Is there a way to do this in SQL that, with my relative SQL inexperience, I'm just not seeing?
The answer depends on which DBMS you're using. The easiest way is to create a trigger on one table that provides the logic of updating the other table. (For any DB newbies -- a trigger is procedural code attached to a table at the DBMS (not application) layer that runs in response to an insert, update or delete on the table.). A similar, slightly less desirable method is to put the logic in a stored procedure and execute that instead of the update statement you're now using.
If the DBMS you're using doesn't support either of these mechanisms, then there isn't a good way to do what you're after while guaranteeing transactional integrity. However if the problem you're solving can tolerate a timing difference in the two tables' updates (i.e. The data in one of the tables is only used at predetermined times, like reporting or some type of batched operation) you could write to one table (live) and create a separate process that runs when needed (later) to update the second table using data from the first table.
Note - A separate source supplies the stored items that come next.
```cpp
constexpr int UL_WAVES = 4;
template <int NQ, int TAIL>
__global__ void __launch_bounds__(64 * UL_WAVES) corr_unsample_list_kernel(const BwdParams prm)
{
    constexpr int NA = 4 * NQ + TAIL;
    constexpr int EG0 = (UL_CAP0 + 1) / 4, EG1 = (UL_CAP1 + 1) / 4;
    const int lane = threadIdx.x & 63;
    const int wave = __builtin_amdgcn_readfirstlane(threadIdx.x >> 6);
    const int B = prm.B, H = prm.H, W = prm.W, K = prm.K, ldk = prm.LDK;
    const int MT = (W + 15) >> 4;
    const int n_pairs = B * H * MT;
    int k;
    {
        const int upi = H * MT, wpi = (upi + UL_WAVES - 1) / UL_WAVES;
        const int x = blockIdx.x & 7, sl = blockIdx.x >> 3;
        const int j = (sl / wpi) * 8 + x, u = (sl % wpi) * UL_WAVES + wave;
        if (j >= B || u >= upi) return;
        k = j * upi + u;
    }
    if (k >= n_pairs) return;
    const int l16 = lane & 15, k4 = lane >> 4;
    const __amdgpu_buffer_rsrc_t pool = bf_rsrc(prm.upool, prm.upool_bytes);
    const __amdgpu_buffer_rsrc_t slots = bf_rsrc(prm.uslots, prm.uslots_bytes);
    const __amdgpu_buffer_rsrc_t dtr = bf_rsrc(prm.dt, prm.dt_bytes);
    const unsigned light0 = (unsigned)n_pairs * UL_SLOT0;
    unsigned long long* ts = reinterpret_cast<unsigned long long*>(prm.dt + (size_t)prm.n_sets * B * 2 * TP * ldk) + 2 * blockIdx.x;
    const bool stamp_on = (prm.debug & 8) && threadIdx.x == 0 && blockIdx.x < 1024;
    if (stamp_on) ts[0] = __builtin_amdgcn_s_memrealtime();
    const int m = k % MT, jr = k / MT;

    bu32x4 s0 = __builtin_amdgcn_raw_buffer_load_b128(slots, (unsigned)k * UL_SLOT0 + 16u * lane, 0, 0);
    bu32x4 s1 = __builtin_amdgcn_raw_buffer_load_b128(slots, light0 + (unsigned)k * UL_SLOT1 + 16u * (lane & 15), 0, 0);
    const unsigned n0 = __builtin_amdgcn_readfirstlane(s0[0]), o0 = __builtin_amdgcn_readfirstlane(s0[1]);
    const unsigned n1 = __builtin_amdgcn_readfirstlane(s1[0]), o1 = __builtin_amdgcn_readfirstlane(s1[1]);

    f32x4 acc[2][NA];
#pragma unroll
    for (int u = 0; u < 2; ++u)
#pragma unroll
        for (int a = 0; a < NA; ++a) acc[u][a] = f32x4{0.f, 0.f, 0.f, 0.f};

    struct Rows { f32x4 q[NQ]; float t[TAIL > 0 ? TAIL : 1]; };
    auto issue = [&](const bu32x4& ent, int first, int n, auto& rows, auto ng_tag) {
        constexpr int NG = decltype(ng_tag)::value;
#pragma unroll
        for (int g = 0; g < NG; ++g) {
            if (4 * g < n) {
                const int e = min(4 * g + k4, n - 1);
                const unsigned row = (unsigned)__shfl((int)ent[0], first + e, 64);
#pragma unroll
                for (int qd = 0; qd < NQ; ++qd)
                    rows[g].q[qd] = __builtin_bit_cast(f32x4, __builtin_amdgcn_raw_buffer_load_b128(dtr, (row + 64u * qd + 4u * l16) * 4u, 0, 0));
#pragma unroll
                for (int t = 0; t < TAIL; ++t)
                    rows[g].t[t] = __builtin_bit_cast(float, __builtin_amdgcn_raw_buffer_load_b32(dtr, (row + (unsigned)min(64 * NQ + 16 * t + l16, ldk - 1)) * 4u, 0, 0));
            }
        }
    };
    auto consume = [&](const bu32x4& ent, int first, int n, auto& rows, f32x4 (&ac)[NA], auto ng_tag) {
        constexpr int NG = decltype(ng_tag)::value;
#pragma unroll
        for (int g = 0; g < NG; ++g) {
            if (4 * g < n) {
                const int e = min(4 * g + k4, n - 1);
                const int x0 = __shfl((int)ent[1], first + e, 64);
                float wa = __builtin_bit_cast(float, __shfl((int)ent[2], first + e, 64));
                float wb = __builtin_bit_cast(float, __shfl((int)ent[3], first + e, 64));
                if (4 * g + k4 >= n) { wa = 0.f; wb = 0.f; }
                const int dx = 16 * m + l16 - x0;
                const float a = dx == 0 ? wa : (dx == 1 ? wb : 0.f);
#pragma unroll
                for (int qd = 0; qd < NQ; ++qd)
#pragma unroll
                    for (int c = 0; c < 4; ++c)
                        ac[4 * qd + c] = __builtin_amdgcn_mfma_f32_16x16x4f32(a, rows[g].q[qd][c], ac[4 * qd + c], 0, 0, 0);
#pragma unroll
                for (int t = 0; t < TAIL; ++t)
                    ac[4 * NQ + t] = __builtin_amdgcn_mfma_f32_16x16x4f32(a, rows[g].t[t], ac[4 * NQ + t], 0, 0, 0);
            }
        }
    };
    {
        Rows r0[EG0], r1[EG1];
        const int c0 = (int)min(n0, (unsigned)UL_CAP0), c1 = (int)min(n1, (unsigned)UL_CAP1);
        issue(s0, 1, c0, r0, std::integral_constant<int, EG0>());
        issue(s1, 1, c1, r1, std::integral_constant<int, EG1>());
        __builtin_amdgcn_sched_barrier(0);
        consume(s0, 1, c0, r0, acc[0], std::integral_constant<int, EG0>());
        consume(s1, 1, c1, r1, acc[1], std::integral_constant<int, EG1>());
    }
#pragma unroll
    for (int u = 0; u < 2; ++u) {
        const int rest = u ? (int)n1 - UL_CAP1 : (int)n0 - UL_CAP0;
        const unsigned ob = u ? o1 : o0;
        for (int e0 = 0; e0 < rest; e0 += 64) {
            const int n = min(64, rest - e0);
            const bu32x4 ent = __builtin_amdgcn_raw_buffer_load_b128(pool, (ob + (unsigned)(e0 + min(lane, n - 1))) * 16u, 0, 0);
            Rows r[16];
            issue(ent, 0, n, r, std::integral_constant<int, 16>());
            __builtin_amdgcn_sched_barrier(0);
            consume(ent, 0, n, r, acc[u], std::integral_constant<int, 16>());
        }
    }
#pragma unroll
    for (int u = 0; u < 2; ++u) {
        float* out = (u == 0 ? prm.d_code : prm.d_code_pos) + (size_t)jr * W * K;
#pragma unroll
        for (int reg = 0; reg < 4; ++reg) {
            const int x = 16 * m + 4 * k4 + reg;
            if (x < W) {
                float* px = out + (size_t)x * K;
#pragma unroll
                for (int qd = 0; qd < NQ; ++qd) {
                    const int ch = 64 * qd + 4 * l16;
                    const f32x4 v = f32x4{acc[u][4 * qd][reg], acc[u][4 * qd + 1][reg], acc[u][4 * qd + 2][reg], acc[u][4 * qd + 3][reg]};
                    if (ch + 3 < K) {
                        typedef f32x4 f32x4_a4 __attribute__((aligned(4)));
                        __builtin_nontemporal_store(v, reinterpret_cast<f32x4_a4*>(px + ch));
                    } else {
#pragma unroll
                        for (int c = 0; c < 4; ++c)
                            if (ch + c < K) __builtin_nontemporal_store(v[c], px + ch + c);
                    }
                }
#pragma unroll
                for (int t = 0; t < TAIL; ++t) {
                    const int ch = 64 * NQ + 16 * t + l16;
                    if (ch < K) __builtin_nontemporal_store(acc[u][4 * NQ + t][reg], px + ch);
                }
            }
        }
    }
    if (stamp_on) ts[1] = __builtin_amdgcn_s_memrealtime();
}

bool bwd_lists_supported(const BwdParams& prm)
{
    const int nt = (prm.KQ + 15) / 16;
    const bool dense = prm.g_intra_cd || prm.g_inter_cd || prm.g_neg_cd || (prm.g_neg_loss && prm.g_neg_loss_stride > 0);
    if ((prm.debug & 512) && nt > 5) return false;
    return prm.uslots && prm.upool && prm.mode == 0 && !dense && prm.H <= BF_MAXH && prm.W <= 16 * BF_MAXMT &&
           !(prm.debug & (32 | 1024)) && (size_t)prm.n_sets * prm.B * 2 * TP * prm.LDK < ((size_t)1 << 30);
}

hipError_t launch_corr_bwd_lists(const BwdParams& prm_in, hipStream_t stream)
{
    BwdParams prm = prm_in;
    const int nt = (prm.KQ + 15) / 16;
    const int ntg = nt <= 5 ? nt : (nt + 1) / 2;
    const bool split = !(prm.debug & 512) && (prm.precision == PREC_F16X3 || nt > 5);
    int lds = split ? SMH_CT + (4 * 16 * ntg + 2 * TP) * HB_LDR * 2 : SMB_AN + 2 * TP * prm.LDK * 4 + TP * LDG * 4;
    if (lds < BF_LDS_BYTES) lds = BF_LDS_BYTES;
    const int n_tiles = prm.n_sets * prm.B;
    prm.n_build = prm.B < 32 ? prm.B : 32;
    {
        const dim3 grid(prm.n_build + n_tiles);
#define STEGO_BWDL_CASE(N)                                                                                        \
    case N: {                                                                                                     \
        hipError_t ea = ensure_dynamic_lds(reinterpret_cast<const void*>(&corr_bwd_tile_build_kernel<N>), lds);   \
        if (ea != hipSuccess) return ea;                                                                          \
        hipLaunchKernelGGL((corr_bwd_tile_build_kernel<N>), grid, dim3(HW_THREADS), lds, stream, prm);            \
        break;                                                                                                    \
    }
#define STEGO_BWDL32_CASE(N)                                                                                      \
    case N: {                                                                                                     \
        hipError_t ea = ensure_dynamic_lds(reinterpret_cast<const void*>(&corr_bwd_tile32_build_kernel<N>), lds); \
        if (ea != hipSuccess) return ea;                                                                          \
        hipLaunchKernelGGL((corr_bwd_tile32_build_kernel<N>), grid, dim3(NTHREADS), lds, stream, prm);            \
        break;                                                                                                    \
    }
        if (split) {
            switch (nt) {
                STEGO_BWDL_CASE(1)
                STEGO_BWDL_CASE(2)
                STEGO_BWDL_CASE(3)
                STEGO_BWDL_CASE(4)
                STEGO_BWDL_CASE(5)
                STEGO_BWDL_CASE(6)
                STEGO_BWDL_CASE(7)
                default:
                STEGO_BWDL_CASE(8)
            }
        } else {
            switch (nt) {
                STEGO_BWDL32_CASE(1)
                STEGO_BWDL32_CASE(2)
                STEGO_BWDL32_CASE(3)
                STEGO_BWDL32_CASE(4)
                default:
                STEGO_BWDL32_CASE(5)
            }
        }
#undef STEGO_BWDL_CASE
#undef STEGO_BWDL32_CASE
        hipError_t e = hipGetLastError();
        if (e != hipSuccess) return e;
    }
    const int upi = prm.H * ((prm.W + 15) >> 4), wpi = (upi + UL_WAVES - 1) / UL_WAVES;
    const dim3 grid(((prm.B + 7) / 8) * 8 * wpi), block(64 * UL_WAVES);
    if (prm.K <= 64) hipLaunchKernelGGL((corr_unsample_list_kernel<1, 0>), grid, block, 0, stream, prm);
    else if (prm.K <= 80) hipLaunchKernelGGL((corr_unsample_list_kernel<1, 1>), grid, block, 0, stream, prm);
    else hipLaunchKernelGGL((corr_unsample_list_kernel<2, 0>), grid, block, 0, stream, prm);
    return hipGetLastError();
}

hipError_t launch_corr_bwd(const BwdParams& prm, hipStream_t stream)
{
    if (bwd_lists_supported(prm)) return launch_corr_bwd_lists(prm, stream);
    {
        const int cside = TP * prm.LDK * 4;
        const int nt = (prm.KQ + 15) / 16;
        const bool split = prm.mode == 0 && !(prm.debug & 512) && (prm.precision == PREC_F16X3 || nt > 5);
        const int ntg = nt <= 5 ? nt : (nt + 1) / 2;
        const bool dense = prm.g_intra_cd || prm.g_inter_cd || prm.g_neg_cd || (prm.g_neg_loss && prm.g_neg_loss_stride > 0);
        const int lds = split ? SMH_CT + (4 * 16 * ntg + 2 * TP) * HB_LDR * 2 : SMB_AN + 2 * cside + TP * LDG * 4;
        const dim3 grid(prm.n_sets * prm.B), block(NTHREADS);
#define STEGO_BWD_CASE(N)                                                                                         \
    case N: {                                                                                                     \
        if (split && dense) {                                                                                     \
            hipError_t ea = ensure_dynamic_lds(reinterpret_cast<const void*>(&corr_bwd_tile_h_kernel<N, true>), lds);   \
            if (ea != hipSuccess) return ea;                                                                      \
            hipLaunchKernelGGL((corr_bwd_tile_h_kernel<N, true>), grid, dim3(HW_THREADS), lds, stream, prm);      \
        } else if (split) {                                                                                       \
            hipError_t ea = ensure_dynamic_lds(reinterpret_cast<const void*>(&corr_bwd_tile_h_kernel<N, false>), lds);  \
            if (ea != hipSuccess) return ea;                                                                      \
            hipLaunchKernelGGL((corr_bwd_tile_h_kernel<N, false>), grid, dim3(HW_THREADS), lds, stream, prm);     \
        } else {                                                                                                  \
            hipError_t ea = ensure_dynamic_lds(reinterpret_cast<const void*>(&corr_bwd_tile_kernel<N>), lds);    \
            if (ea != hipSuccess) return ea;                                                                      \
            hipLaunchKernelGGL((corr_bwd_tile_kernel<N>), grid, block, lds, stream, prm);                         \
        }                                                                                                         \
        break;                                                                                                    \
    }
        if (nt > 5 && !split) return hipErrorInvalidValue;
        if (nt > 5) {
#define STEGO_BWD_WIDE(N)                                                                                         \
    case N: {                                                                                                     \
        if (dense) {                                                                                              \
            hipError_t ea = ensure_dynamic_lds(reinterpret_cast<const void*>(&corr_bwd_tile_h_kernel<N, true>), lds);   \
            if (ea != hipSuccess) return ea;                                                                      \
            hipLaunchKernelGGL((corr_bwd_tile_h_kernel<N, true>), grid, dim3(HW_THREADS), lds, stream, prm);      \
        } else {                                                                                                  \
            hipError_t ea = ensure_dynamic_lds(reinterpret_cast<const void*>(&corr_bwd_tile_h_kernel<N, false>), lds);  \
            if (ea != hipSuccess) return ea;                                                                      \
            hipLaunchKernelGGL((corr_bwd_tile_h_kernel<N, false>), grid, dim3(HW_THREADS), lds, stream, prm);     \
        }                                                                                                         \
        break;                                                                                                    \
    }
// ... 53 lines not shown
```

The correctness of allowing data to be updated at different times becomes a large and immovable design assumption, however.
If this is mostly about connection speed, then one option you have is to write a stored procedure that handles the "double update or insert" transparently. See the manual for stored procedures:
http://dev.mysql.com/doc/refman/5.5/en/create-procedure.html
Otherwise, You probably cannot do it in one statement, see the MySQL INSERT syntax:
http://dev.mysql.com/doc/refman/5.5/en/insert.html
The UPDATE syntax allows for multi-table updates (not in combination with INSERT, though):
http://dev.mysql.com/doc/refman/5.5/en/update.html
Each table needs its own INSERT / UPDATE in the query.
In fact, even if you create a view by JOINing multiple tables, when you INSERT into the view, you can only INSERT with fields belonging to one of the tables at a time.
The modifications made by the INSERT statement cannot affect more than one of the base tables referenced in the FROM clause of the view. For example, an INSERT into a multitable view must use a column_list that references only columns from one base table. For more information about updatable views, see CREATE VIEW.
Inserting data into multiple tables through an sql view (MySQL)
INSERT (SQL Server)
Same is true of UPDATE
The modifications made by the UPDATE statement cannot affect more than one of the base tables referenced in the FROM clause of the view. For more information on updatable views, see CREATE VIEW.
However, you can have multiple INSERTs or UPDATEs per query or stored procedure.